Seventy percent.
I asked her what her rebook rate was. She didn't know. That was the first sign something was wrong. The second was that she didn't want to know.
We pulled the data together on a Tuesday afternoon. It took forty minutes because nobody had ever run the query before, and her booking system didn't have a stock report for it. When it finally ran, the number came back at thirty-two percent.
Thirty-two percent of the clients who walked through her door for the first time in the last twelve months ever came back for a second appointment.
The other sixty-eight percent were paid-for and gone.
The thing to understand about a thirty-two percent rebook rate is that it isn't a marketing problem. It's a marketing tax.
Every dollar she spent on paid ads was being multiplied by three before it produced a repeat customer. Every dollar she paid the SEO firm was being multiplied by three. Every dollar she spent on the referral program was being multiplied by three. She wasn't paying for growth. She was paying for churn. Expensive churn, over and over, on the same handful of first appointments that never turned into a client.
I've come to think of the rebook rate as the truest single measure of business health in a service business. Not revenue. Not new leads. Not even margin. Rebook rate tells you whether the promise you made in your marketing actually landed when the client sat in the chair.
If your promise doesn't land, you don't have a business. You have a client acquisition engine, funneling to a hole in the floor.

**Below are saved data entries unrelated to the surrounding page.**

template <int NSLOT, bool H = false, bool WRING = false>
__global__ __launch_bounds__(256, 2) void conv_split48_kernel(SplitArgs a) {
    constexpr int NT = 256, NPAIR = 5, CB = 3, SB = 4;
    constexpr int XP = H ? 2 : 3;
    constexpr int WPL = H ? 2 : 3;
    extern __shared__ __attribute__((aligned(16))) unsigned char smem[];
    const int tid = threadIdx.x;
    const int lane = tid & 63;
    const int wave = tid >> 6;
    unsigned L = blockIdx.x, col = blockIdx.y;
    PP_TL_DECL;
    PP_TL_MARK(0);
    if (a.xcd_remap) {
        if (!xcd_tile_column(blockIdx.x, a, L, col)) return;
    }
    const int cbase = (int)col * CB;
    const int plane_bytes = 2 * a.NPp * 16;
    const int buf_bytes = XP * plane_bytes;
    int n = 0, x0 = 0, y0 = 0;
    unsigned s0 = 0;
    if (a.mode == MODE_TILE) {
        const unsigned L2 = pp_udiv(L, a.dv_tx);
        const int tx = (int)(L - L2 * (unsigned)a.tiles_x);
        n = (int)pp_udiv(L2, a.dv_ty);
        const int ty = (int)(L2 - (unsigned)n * (unsigned)a.tiles_y);
        x0 = tx * a.TW;
        y0 = ty * a.TH;
    } else {
        s0 = L * 256u;
    }
    unsigned goff[NSLOT];
    int simg[H ? NSLOT : 1];
    const int woff0 = ((((tid & 3) >> 1) * a.NPp + (tid >> 2)) * 16 + (tid & 1) * 8);
    if (a.mode == MODE_STREAM) {
        const int pos0 = (int)s0 - a.PWp - 1 + (tid >> 2);
        const unsigned cin4 = (unsigned)a.Cin * 4u;
        const unsigned base = (unsigned)pos0 * cin4 + (unsigned)(tid & 3) * 16u;
#pragma unroll
        for (int j = 0; j < NSLOT; ++j) goff[j] = pos0 + (NT / 4) * j < 0 ? 0xffffffffu : base + (unsigned)((NT / 4) * j) * cin4;
        if constexpr (H) {
#pragma unroll
            for (int j = 0; j < NSLOT; ++j) {
                const int pj = pos0 + (NT / 4) * j;
                simg[j] = (int)pp_udiv((unsigned)min(max(pj, 0), (int)a.S - 1), a.dv_per);
            }
        }
    } else {
#pragma unroll
        for (int j = 0; j < NSLOT; ++j) {
            const int u = tid + NT * j;
            const int p = u >> 2, quad = u & 3;
            const bool in_patch = p < a.NP;
            unsigned off = 0xffffffffu;
            if constexpr (H) simg[j] = n;
            const int pr = (int)pp_udiv((unsigned)p, a.dv_pw), pc = p - pr * a.PWp;
            const int iy = y0 - 1 + pr, ix = x0 - 1 + pc;
            if (in_patch && pc < a.TW + 2 && (unsigned)iy < (unsigned)a.H && (unsigned)ix < (unsigned)a.W)
                off = (unsigned)(((n * a.xp_h + iy) * a.xp_w + ix) * a.Cin) * 4u;
            goff[j] = off == 0xffffffffu ? off : off + (unsigned)quad * 16u;
        }
    }
    const __amdgpu_buffer_rsrc_t xrsrc = __builtin_amdgcn_make_buffer_rsrc((void*)a.x, 0, (int)a.x_bytes, 0x00020000);
    float4 xr[NSLOT];
    auto load_patch = [&](int c) {
#pragma unroll
        for (int j = 0; j < NSLOT; ++j) {
            const unsigned off = goff[j] == 0xffffffffu ? 0xffffffffu : goff[j] + (unsigned)c * 64u;
            xr[j] = __builtin_bit_cast(float4, __builtin_amdgcn_raw_buffer_load_b128(xrsrc, (int)off, 0, 0));
        }
    };
    const bool last_ok = (tid >> 2) + (NT / 4) * (NSLOT - 1) < a.NP;
    float sx[H ? NSLOT : 1];
    auto store_patch = [&](int buf) {
#pragma unroll
        for (int j = 0; j < NSLOT; ++j) {
            uint2 p0, p1, p2;
            if constexpr (H) split4h(xr[j], sx[j], p0, p1);
            else split4(xr[j], p0, p1, p2);
            if (j == NSLOT - 1 && !last_ok) continue;
            unsigned char* d = smem + buf * buf_bytes + woff0 + (NT / 4) * 16 * j;
            *reinterpret_cast<uint2*>(d) = p0;
            *reinterpret_cast<uint2*>(d + plane_bytes) = p1;
            if constexpr (!H) *reinterpret_cast<uint2*>(d + 2 * plane_bytes) = p2;
        }
    };
    const uint4* wp = a.w + (size_t)cbase * WPL * 64 + lane;
    const size_t wstep = (size_t)a.ncb * WPL * 64;
    uint4 wf[2][CB][WPL];
    auto load_w = [&](uint4 (&dst)[CB][WPL]) {
#pragma unroll
        for (int cb = 0; cb < CB; ++cb)
#pragma unroll
            for (int pl = 0; pl < WPL; ++pl) dst[cb][pl] = wp[(cb * WPL + pl) * 64];
        wp += wstep;
    };
    constexpr int WSLOT = CB * WPL * 1024, NDMA = (CB * WPL + 3) / 4;
    const int nsteps = a.nchunks * NPAIR;
    const unsigned lds_base = (unsigned)(size_t)(__attribute__((address_space(3))) unsigned char*)smem;
    const unsigned wring = (unsigned)(2 * buf_bytes);
    auto issue_w = [&](int step) {
        if (step >= nsteps) return;
#pragma unroll
        for (int i = 0; i < NDMA; ++i) {
            const int myslab = (wave + 4 * i) % (CB * WPL);
            const unsigned dst = __builtin_amdgcn_readfirstlane(lds_base + wring + (unsigned)((step & 3) * WSLOT + myslab * 1024));
            const uint4* g = a.w + (size_t)cbase * WPL * 64 + myslab * 64 + lane + (size_t)step * wstep;
            asm volatile("s_mov_b32 m0, %1\n\ts_nop 0\n\tglobal_load_lds_dwordx4 %0, off" ::"v"(g), "s"(dst) : "memory", "m0");
        }
    };
    auto read_w = [&](int step, uint4 (&dst)[CB][WPL]) {
        const unsigned char* base = smem + wring + (step & 3) * WSLOT + lane * 16;
#pragma unroll
        for (int cb = 0; cb < CB; ++cb)
#pragma unroll
            for (int pl = 0; pl < WPL; ++pl) dst[cb][pl] = *reinterpret_cast<const uint4*>(base + (cb * WPL + pl) * 1024);
    };
    auto wait_all_but = [&](int n) {
        if (n == NSLOT + NDMA) asm volatile("s_waitcnt vmcnt(%0) lgkmcnt(0)" ::"n"(NSLOT + NDMA) : "memory");
        else if (n == NSLOT) asm volatile("s_waitcnt vmcnt(%0) lgkmcnt(0)" ::"n"(NSLOT) : "memory");
        else if (n == NDMA) asm volatile("s_waitcnt vmcnt(%0) lgkmcnt(0)" ::"n"(NDMA) : "memory");
        else asm volatile("s_waitcnt vmcnt(0) lgkmcnt(0)" ::: "memory");
    };
    PP_TL_MARK(4);
    if constexpr (WRING) {
        issue_w(0);
        issue_w(1);
        issue_w(2);
        load_patch(0);
    } else {
        load_patch(0);
        load_w(wf[0]);
    }
    unsigned xam[H ? NSLOT : 1];
    if constexpr (H) {
#pragma unroll
        for (int j = 0; j < NSLOT; ++j) xam[j] = a.x_amax[simg[j]];
    }
    __builtin_amdgcn_sched_barrier(0);
    const int khalf = (lane >> 4) & 1;
    auto sub_block = [&](int sb, int& aof, int& on_, int& oy_, int& ox_, bool& ok) {
        const int b = wave * 2 + (sb >> 1), r = (sb & 1) * 16 + (lane & 15);
        if (a.mode == MODE_TILE) {
            const int BW = 32 >> a.bw_log2, BH = 1 << a.bw_log2;
            int by, bx;
            block_pixel(r, a.bw_log2, by, bx);
            const int gy = b >> a.gx_log2, gx = b & ((1 << a.gx_log2) - 1);
            const int ry = gy * BH + by, rx = gx * BW + bx;
            aof = ((khalf * a.NPp) + ry * a.PWp + rx) * 16;
            on_ = n;
            oy_ = y0 + ry;
            ox_ = x0 + rx;
            ok = oy_ < a.H && ox_ < a.W;
        } else {
            const int pl = b * 32 + r;
            aof = ((khalf * a.NPp) + pl) * 16;
            const unsigned sp = s0 + (unsigned)pl;
            const bool in = sp < (unsigned)a.S;
            const unsigned sc = in ? sp : 0u;
            const unsigned img = pp_udiv(sc, a.dv_per);
            const unsigned rem = sc - img * (unsigned)(a.xp_h * a.PWp);
            const unsigned yy = pp_udiv(rem, a.dv_row);
            on_ = (int)img;
            oy_ = (int)yy;
            ox_ = (int)(rem - yy * (unsigned)a.PWp);
            ok = in && oy_ < a.H && ox_ < a.W;
        }
    };
    int aofs[SB];
    unsigned oam[H ? SB : 1];
#pragma unroll
    for (int sb = 0; sb < SB; ++sb) {
        int t0, t1, t2;
        bool t3;
        sub_block(sb, aofs[sb], t0, t1, t2, t3);
        if constexpr (H) oam[sb] = a.x_amax[t0];
    }
    int tofs[NPAIR];
#pragma unroll
    for (int q = 0; q < NPAIR; ++q) {
        const int t = min(2 * q + (lane >> 5), 8);
        tofs[q] = ((t / 3) * a.PWp + (t % 3)) * 16;
    }
    f32x4 acc[CB][SB];
#pragma unroll
    for (int cb = 0; cb < CB; ++cb)
#pragma unroll
        for (int sb = 0; sb < SB; ++sb) acc[cb][sb] = f32x4{0.f, 0.f, 0.f, 0.f};
    uint4 xf[2][XP];
    auto load_x = [&](const unsigned char* pbuf, int q, int sb) {
#pragma unroll
        for (int pl = 0; pl < XP; ++pl) xf[sb & 1][pl] = *reinterpret_cast<const uint4*>(pbuf + pl * plane_bytes + aofs[sb] + tofs[q]);
    };
    auto mma = [&](const uint4 (&wc)[CB][WPL], int sb) {
        if constexpr (H) {
            constexpr int WI[3] = {1, 0, 0}, XI[3] = {0, 1, 0};
#pragma unroll
            for (int p = 0; p < 3; ++p)
#pragma unroll
                for (int cb = 0; cb < CB; ++cb)
                    acc[cb][sb] = __builtin_amdgcn_mfma_f32_16x16x32_f16(__builtin_bit_cast(f16x8, wc[cb][WI[p]]),
                                                                         __builtin_bit_cast(f16x8, xf[sb & 1][XI[p]]), acc[cb][sb], 0, 0, 0);
        } else {
        constexpr int WI[6] = {2, 1, 0, 1, 0, 0}, XI[6] = {0, 1, 2, 0, 1, 0};
#pragma unroll
        for (int p = 0; p < 6; ++p)
#pragma unroll
            for (int cb = 0; cb < CB; ++cb)
                acc[cb][sb] = __builtin_amdgcn_mfma_f32_16x16x32_bf16(__builtin_bit_cast(bf16x8, wc[cb][WI[p]]),
                                                                      __builtin_bit_cast(bf16x8, xf[sb & 1][XI[p]]), acc[cb][sb], 0, 0, 0);
        }
    };
    if constexpr (H) {
#pragma unroll
        for (int j = 0; j < NSLOT; ++j) sx[j] = pp_act_scale(xam[j]);
    }
    store_patch(0);
    PP_TL_MARK(5);
    if (a.nchunks > 1) load_patch(1);
    if constexpr (WRING) {
        asm volatile("s_waitcnt lgkmcnt(0)" ::: "memory");
        __builtin_amdgcn_s_barrier();
        read_w(0, wf[0]);
    } else {
        __syncthreads();
    }
    load_x(smem, 0, 0);
    auto chunk = [&](auto par, int c) {
        constexpr int PAR = decltype(par)::value;
        const unsigned char* pbuf = smem + (c & 1) * buf_bytes;
#pragma unroll
        for (int q = 0; q < NPAIR; ++q) {
            const int cur = (PAR + q) & 1;
            load_w(wf[cur ^ 1]);
            __builtin_amdgcn_sched_barrier(0);
#pragma unroll
            for (int sb = 0; sb < SB; ++sb) {
                if (sb == SB - 1 && q == NPAIR / 2 && c + 1 < a.nchunks) store_patch((c + 1) & 1);
                if (sb + 1 < SB) load_x(pbuf, q, sb + 1);
                else if (q + 1 < NPAIR) load_x(pbuf, q + 1, 0);
                __builtin_amdgcn_sched_barrier(0);
                mma(wf[cur], sb);
                __builtin_amdgcn_sched_barrier(0);
            }
        }
        __syncthreads();
        if (c + 1 < a.nchunks) load_x(smem + ((c + 1) & 1) * buf_bytes, 0, 0);
        if (c + 2 < a.nchunks) load_patch(c + 2);
    };
    auto chunk_ring = [&](auto par, int c) {
        constexpr int PAR = decltype(par)::value;
        const unsigned char* pbuf = smem + (c & 1) * buf_bytes;
#pragma unroll
        for (int q = 0; q < NPAIR; ++q) {
            const int cur = (PAR + q) & 1;
            const int st = c * NPAIR + q;
#pragma unroll
            for (int sb = 0; sb < SB; ++sb) {
                if (sb == SB - 1 && q == NPAIR / 2) {
                    if (c + 1 < a.nchunks) store_patch((c + 1) & 1);
                    issue_w(st + 3);
                    if (c + 2 < a.nchunks) load_patch(c + 2);
                }
                if (sb + 1 < SB) load_x(pbuf, q, sb + 1);
                else if (q + 1 < NPAIR) load_x(pbuf, q + 1, 0);
                __builtin_amdgcn_sched_barrier(0);
                mma(wf[cur], sb);
                __builtin_amdgcn_sched_barrier(0);
                if (sb == 0) {
                    if (st + 1 < nsteps) read_w(st + 1, wf[cur ^ 1]);
                    if (q != NPAIR / 2) issue_w(st + 3);
                }
            }
            const int younger = (st + 3 < nsteps ? NDMA : 0) + (((q == NPAIR / 2 || q == NPAIR / 2 + 1) && c + 2 < a.nchunks) ? NSLOT : 0);
            wait_all_but(younger);
            __builtin_amdgcn_s_barrier();
        }
        if (c + 1 < a.nchunks) load_x(smem + ((c + 1) & 1) * buf_bytes, 0, 0);
    };
    PP_TL_MARK(1);
    int c = 0;
    for (; c + 1 < a.nchunks; c += 2) {
        if constexpr (WRING) {
            chunk_ring(std::integral_constant<int, 0>{}, c);
            chunk_ring(std::integral_constant<int, 1>{}, c + 1);
        } else {
            chunk(std::integral_constant<int, 0>{}, c);
            chunk(std::integral_constant<int, 1>{}, c + 1);
        }
    }
    if (c < a.nchunks) {
        if constexpr (WRING) chunk_ring(std::integral_constant<int, 0>{}, c);
        else chunk(std::integral_constant<int, 0>{}, c);
    }
    PP_TL_MARK(2);
    bool cok[CB];
    int cos[CB];
    float4 b4[CB];
    float4 sc4[H ? CB : 1];
#pragma unroll
    for (int cb = 0; cb < CB; ++cb) {
        const int co = (cbase + cb) * 16 + 4 * (lane >> 4);
        cok[cb] = co < a.Cout;
        cos[cb] = cok[cb] ? co : 0;
        b4[cb] = *reinterpret_cast<const float4*>(a.bias + cos[cb]);
        if constexpr (H) sc4[cb] = *reinterpret_cast<const float4*>(a.wscale + cos[cb]);
    }
    size_t ypix[SB], r1pix[SB], r2pix[SB];
    bool ook[SB];
    int onn[SB];
    float xinv[H ? SB : 1];
#pragma unroll
    for (int sb = 0; sb < SB; ++sb) {
        int aof_, on_, oy_, ox_;
        sub_block(sb, aof_, on_, oy_, ox_, ook[sb]);
        onn[sb] = on_;
        if constexpr (H) xinv[sb] = pp_act_unscale(oam[sb]);
        const int n_ = ook[sb] ? on_ : 0, y_ = ook[sb] ? oy_ : 0, x_ = ook[sb] ? ox_ : 0;
        ypix[sb] = ((size_t)n_ * (a.H + a.y_pad) + y_) * (a.W + a.y_pad) + x_;
        r1pix[sb] = ((size_t)n_ * (a.r1_H + a.r1_pad) + (y_ >> a.r1_shift)) * (a.r1_W + a.r1_pad) + (x_ >> a.r1_shift);
        r2pix[sb] = ((size_t)n_ * (a.H + a.r2_pad) + y_) * (a.W + a.r2_pad) + x_;
    }
    float4 rv[SB][CB];
    if (a.res1) {
#pragma unroll
        for (int sb = 0; sb < SB; ++sb)
#pragma unroll
            for (int cb = 0; cb < CB; ++cb) rv[sb][cb] = *reinterpret_cast<const float4*>(a.res1 + r1pix[sb] * a.Cout + cos[cb]);
    }
#pragma unroll
    for (int sb = 0; sb < SB; ++sb)
#pragma unroll
        for (int cb = 0; cb < CB; ++cb) {
            const f32x4 cc = acc[cb][sb];
            const float4 b = b4[cb];
            float4 v;
            if constexpr (H) v = make_float4(__builtin_fmaf(cc[0], sc4[cb].x * xinv[sb], b.x), __builtin_fmaf(cc[1], sc4[cb].y * xinv[sb], b.y),
                                             __builtin_fmaf(cc[2], sc4[cb].z * xinv[sb], b.z), __builtin_fmaf(cc[3], sc4[cb].w * xinv[sb], b.w));
            else v = make_float4(cc[0] + b.x, cc[1] + b.y, cc[2] + b.z, cc[3] + b.w);
            if (a.relu == PP_RELU_FIRST) { v.x = fmaxf(v.x, 0.f); v.y = fmaxf(v.y, 0.f); v.z = fmaxf(v.z, 0.f); v.w = fmaxf(v.w, 0.f); }
            else if (a.relu >= PP_ACT_LEAKY) { v.x = split_activate(v.x, a.relu); v.y = split_activate(v.y, a.relu); v.z = split_activate(v.z, a.relu); v.w = split_activate(v.w, a.relu); }
            if (a.res1) { v.x += rv[sb][cb].x; v.y += rv[sb][cb].y; v.z += rv[sb][cb].z; v.w += rv[sb][cb].w; }
            rv[sb][cb] = v;
        }
    PP_TL_MARK(6);
    if (a.res2) {
#pragma unroll
        for (int sb = 0; sb < SB; ++sb)
#pragma unroll
            for (int cb = 0; cb < CB; ++cb) {
                const float4 r = *reinterpret_cast<const float4*>(a.res2 + r2pix[sb] * a.Cout + cos[cb]);
                rv[sb][cb].x += r.x; rv[sb][cb].y += r.y; rv[sb][cb].z += r.z; rv[sb][cb].w += r.w;
            }
    }
    float ymax[SB];
#pragma unroll
    for (int sb = 0; sb < SB; ++sb) {
        ymax[sb] = 0.f;
#pragma unroll
        for (int cb = 0; cb < CB; ++cb) {
            float4 v = rv[sb][cb];
            if (a.relu == PP_RELU_LAST) { v.x = fmaxf(v.x, 0.f); v.y = fmaxf(v.y, 0.f); v.z = fmaxf(v.z, 0.f); v.w = fmaxf(v.w, 0.f); }
            if (ook[sb] && cok[cb]) {
                *reinterpret_cast<float4*>(a.y + ypix[sb] * a.Cout + cos[cb]) = v;
                ymax[sb] = fmaxf(ymax[sb], pp_abs4max(v));
            }
        }
    }
    if (a.y_amax) {
        int wg_first = n, wg_last = n;
        if (a.mode != MODE_TILE) {
            const unsigned last = (unsigned)min((long long)s0 + 255, a.S - 1);
            wg_first = (int)pp_udiv(min(s0, last), a.dv_per);
            wg_last = (int)pp_udiv(last, a.dv_per);
        }
        pp_amax_commit_wg<4, SB>(a.y_amax, onn, ymax, wg_first, wg_last, reinterpret_cast<float*>(smem));
    }
    PP_TL_MARK(3);
#ifdef PP_SPLIT_TIMELINE
    asm volatile("s_waitcnt vmcnt(0)" ::: "memory");
    PP_TL_MARK(7);
#endif
    PP_TL_FLUSH();
}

Owners who don't track their rebook rate always have a rebook problem. This is the pattern I've come to trust more than any other in this work. The refusal to track it is the tell. If the number were healthy, they would know it. They would print it on the office fridge.
The reason they don't track it is protective. Some part of them already knows what the number is, and knowing exactly what it is would force them to face a truth they've been paying tens of thousands of marketing dollars a month to avoid.
Which is: the acquisition side of the business is doing its job. The retention side of the business is not. And retention is a problem the owner can't outsource, because retention is about what happens inside their four walls, not outside them.
Fixing rebook rate is unglamorous work. It's cleaning up the handoff between the treatment room and the front desk. It's giving practitioners a specific line to say at the end of a session, not a suggestion but a script, that gets the next appointment on the calendar before the client leaves the building. It's calling back within seventy-two hours if the client didn't book on their way out. From a real person. Using their name.
There is no software that solves this. There is no ad campaign that fixes it. There is no rebrand that raises it. The only way to move rebook rate is to change what happens in the twenty seconds between the treatment ending and the client walking out the door.
In six months, we took her rate from thirty-two to fifty-one. Which meant every marketing dollar she'd been spending was suddenly worth about sixty percent more, without her having to spend an extra cent.
The revenue jump followed almost mechanically. Same top of funnel. Same team. Same building. Different number at the bottom, because the bottom of the funnel had stopped leaking.
Look at your rebook rate. Really look. If you don't know it, that's the answer.